In seventh grade English, Ms. Wescott drilled into her Diamond Junior High School students the golden rule of effective writing: show don’t tell.

Showing culture is tricky. Culture includes values, beliefs, and practices shared by a group. It exists in informal communities, such as a neighborhood or ethnic group. It animates formal institutions, such as non-profit organizations or professions. Culture is playful, dynamic, and ever-changing, and even though everyone has a culture and every culture is shared, no two people use culture in the exact same way.
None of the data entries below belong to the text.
static __global__ void __launch_bounds__(256) scan_block_sums(const u32* __restrict__ in, size_t m, u32* __restrict__ sums) {
  __shared__ u32 sh[256];
  size_t base = (size_t)blockIdx.x * SCAN_TILE;
  u32 s = 0;
  for (int k = 0; k < 8; k++) {
    size_t j = base + threadIdx.x + (size_t)k * 256;
    if (j < m) s += in[j];
  }
  sh[threadIdx.x] = s;
  __syncthreads();
  for (int o = 128; o > 0; o >>= 1) {
    if ((int)threadIdx.x < o) sh[threadIdx.x] += sh[threadIdx.x + o];
    __syncthreads();
  }
  if (threadIdx.x == 0) sums[blockIdx.x] = sh[0];
}
static __global__ void __launch_bounds__(1024) scan_sums_inplace(u32* sums, u32 nb) {
  __shared__ u32 sh[1024];
  __shared__ u32 carry_s;
  if (threadIdx.x == 0) carry_s = 0;
  __syncthreads();
  for (u32 base = 0; base < nb; base += 1024) {
    u32 j = base + threadIdx.x;
    u32 x = j < nb ? sums[j] : 0;
    sh[threadIdx.x] = x;
    __syncthreads();
    for (int o = 1; o < 1024; o <<= 1) {
      u32 y = (int)threadIdx.x >= o ? sh[threadIdx.x - o] : 0;
      __syncthreads();
      sh[threadIdx.x] += y;
      __syncthreads();
    }
    u32 incl = sh[threadIdx.x];
    u32 cbase = carry_s;
    if (j < nb) sums[j] = cbase + incl - x;
    __syncthreads();
    if (threadIdx.x == 1023) carry_s = cbase + incl;
    __syncthreads();
  }
}
static constexpr u32 SCAN_SMALL_MAX = 16384;
static __global__ void __launch_bounds__(1024) scan_small_kernel(const u32* __restrict__ in, u32 m, u32* __restrict__ offsets) {
  __shared__ u32 sh[1024];
  const u32 per = (m + 1023u) / 1024u;
  const u32 lo = threadIdx.x * per;
  u32 s = 0;
  for (u32 k = 0; k < per; k++)
    if (lo + k < m) s += in[lo + k];
  sh[threadIdx.x] = s;
  __syncthreads();
  for (u32 o = 1; o < 1024; o <<= 1) {
    u32 y = threadIdx.x >= o ? sh[threadIdx.x - o] : 0;
    __syncthreads();
    sh[threadIdx.x] += y;
    __syncthreads();
  }
  u32 run = sh[threadIdx.x] - s;
  for (u32 k = 0; k < per; k++)
    if (lo + k < m) {
      offsets[lo + k] = run;
      run += in[lo + k];
    }
  if (threadIdx.x == 1023) offsets[m] = sh[1023];
}
static inline void scan_exclusive(const u32* in, size_t m, u32* sums, u32* offsets, hipStream_t stream);
static __global__ void __launch_bounds__(256) scan_apply(const u32* __restrict__ in, size_t m, const u32* __restrict__ sums,
                                                  u32* __restrict__ offsets) {
  __shared__ u32 sh[256];
  size_t base = (size_t)blockIdx.x * SCAN_TILE + (size_t)threadIdx.x * 8;
  u32 x[8];
  u32 s = 0;
#pragma unroll
  for (int k = 0; k < 8; k++) {
    size_t j = base + k;
    x[k] = j < m ? in[j] : 0;
    s += x[k];
  }
  sh[threadIdx.x] = s;
  __syncthreads();
  for (int o = 1; o < 256; o <<= 1) {
    u32 y = (int)threadIdx.x >= o ? sh[threadIdx.x - o] : 0;
    __syncthreads();
    sh[threadIdx.x] += y;
    __syncthreads();
  }
  u32 run = sums[blockIdx.x] + sh[threadIdx.x] - s;
#pragma unroll
  for (int k = 0; k < 8; k++) {
    size_t j = base + k;
    if (j < m) offsets[j] = run;
    run += x[k];
    if (j == m - 1) offsets[m] = run;
  }
}

static inline void scan_exclusive(const u32* in, size_t m, u32* sums, u32* offsets, hipStream_t stream) {
  if (m <= SCAN_SMALL_MAX) {
    hipLaunchKernelGGL(scan_small_kernel, dim3(1), dim3(1024), 0, stream, in, (u32)m, offsets);
    return;
  }
  const u32 nblk = (u32)((m + SCAN_TILE - 1) / SCAN_TILE);
  hipLaunchKernelGGL(scan_block_sums, dim3(nblk), dim3(256), 0, stream, in, m, sums);
  hipLaunchKernelGGL(scan_sums_inplace, dim3(1), dim3(1024), 0, stream, sums, nblk);
  hipLaunchKernelGGL(scan_apply, dim3(nblk), dim3(256), 0, stream, in, m, sums, offsets);
}

static constexpr int ORDER_TILE = 2048;
static constexpr int ORDER_BINS = 256;
__device__ __forceinline__ u32 msm_lane_load(const u32* __restrict__ offsets, size_t g, int wsum, size_t wstride) {
  u32 cnt = 0;
  for (int w = 0; w < wsum; w++) cnt += offsets[g + w * wstride + 1] - offsets[g + w * wstride];
  return cnt;
}
static __global__ void __launch_bounds__(256) msm_order_hist_kernel(const u32* __restrict__ offsets, size_t nb, int shift,
                                                                    u32 nblocks, int wsum, size_t wstride,
                                                                    u32* __restrict__ block_hist) {
  __shared__ u32 sh[ORDER_BINS];
  sh[threadIdx.x] = 0;
  __syncthreads();
  size_t base = (size_t)blockIdx.x * ORDER_TILE;
  for (int k = 0; k < ORDER_TILE / 256; k++) {
    size_t g = base + threadIdx.x + (size_t)k * 256;
    if (g < nb) {
      u32 cls = msm_lane_load(offsets, g, wsum, wstride) >> shift;
      if (cls > ORDER_BINS - 1) cls = ORDER_BINS - 1;
      atomicAdd(&sh[ORDER_BINS - 1 - cls], 1u);
    }
  }
  __syncthreads();
  block_hist[(size_t)threadIdx.x * nblocks + blockIdx.x] = sh[threadIdx.x];
}
static __global__ void __launch_bounds__(256) msm_order_scatter_kernel(const u32* __restrict__ offsets, size_t nb, int shift,
                                                                       u32 nblocks, int wsum, size_t wstride,
                                                                       const u32* __restrict__ block_off,
                                                                       u32* __restrict__ order) {
  __shared__ u32 sh[ORDER_BINS];
  sh[threadIdx.x] = block_off[(size_t)threadIdx.x * nblocks + blockIdx.x];
  __syncthreads();
  size_t base = (size_t)blockIdx.x * ORDER_TILE;
  for (int k = 0; k < ORDER_TILE / 256; k++) {
    size_t g = base + threadIdx.x + (size_t)k * 256;
    if (g < nb) {
      u32 cls = msm_lane_load(offsets, g, wsum, wstride) >> shift;
      if (cls > ORDER_BINS - 1) cls = ORDER_BINS - 1;
      u32 pos = atomicAdd(&sh[ORDER_BINS - 1 - cls], 1u);
      order[pos] = (u32)g;
    }
  }
}

template <class C>
__global__ void __launch_bounds__(256, C::ACC_MIN_WAVES) msm_accumulate_kernel(const char* __restrict__ bases,
                                                             const u32* __restrict__ sorted,
                                                             const u32* __restrict__ offsets,
                                                             const u32* __restrict__ order, u32 nbuckets,
                                                             const u32* __restrict__ d_thresh, int HB, int LB,
                                                             int accum, char* __restrict__ buckets) {
  typedef typename C::FA F;
  u32 t = (blockIdx.x * blockDim.x + threadIdx.x) / F::LANES;
  if (t >= nbuckets) return;
  u32 g = order ? order[t] : t;
  u32 j = offsets[g], end = offsets[g + 1];
  if (end - j > *d_thresh) return;
  if (accum && j == end) return;
  char* cell = buckets + (size_t)msm_slot_to_bucket(g, HB, LB) * XYZZ<F>::BYTES;
  XYZZ<F> acc = accum ? XYZZ<F>::load(cell) : XYZZ<F>::zero();
  if (j < end) {
    u32 e = sorted[j];
    u32 e1 = j + 1 < end ? sorted[j + 1] : 0;
    Affine<F> p = Affine<F>::load(bases + (size_t)(e & 0x7fffffffu) * Affine<F>::BYTES);
    for (;;) {
      u32 e2 = 0;
      Affine<F> p_next = p;
      const bool more = j + 1 < end;
      if (more) {
        p_next = Affine<F>::load(bases + (size_t)(e1 & 0x7fffffffu) * Affine<F>::BYTES);
        if (j + 2 < end) e2 = sorted[j + 2];
      }
      if (!p.is_zero()) {
        F y = p.y;
        if constexpr (C::RELAXED_A) y = (e >> 31) != 0 ? F::neg_r(p.y) : p.y;
        else y = F::cond_neg(p.y, (e >> 31) != 0);
        if constexpr (C::RELAXED_A) xyzz_madd_relaxed<F>(acc, p.x, y);
        else xyzz_madd<F>(acc, p.x, y);
      }
      if (!more) break;
      e = e1;
      e1 = e2;
      p = p_next;
      j++;
    }
  }
  if constexpr (C::RELAXED_A) acc = xyzz_canonical<F>(acc);
  acc.store(cell);
}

Showing culture requires creativity and interpretation. Standard tests and questions do a poor job. Culture shows up in qualitative interviews and focus groups and in observations, videos, and documents. Even there, it does not speak for itself. Showing culture is the special task of ethnographers. Effective ethnographers immerse themselves in field sites and forge relationships with informants so they can learn about values, beliefs, and practices. They craft narrative accounts, which typically fill 20-page journal articles or 300-page books, that illustrate their learning. Ms. Wescott would approve.

But scientists from other traditions are dubious. They see, measure, and show the world in a more structured and succinct fashion. They test pre-specified hypotheses using measures that are defined and validated in advance. They document each experimental procedure. They show their work in 5-page journal articles in IMRAD format: Introduction, Methods, Results, and Discussion .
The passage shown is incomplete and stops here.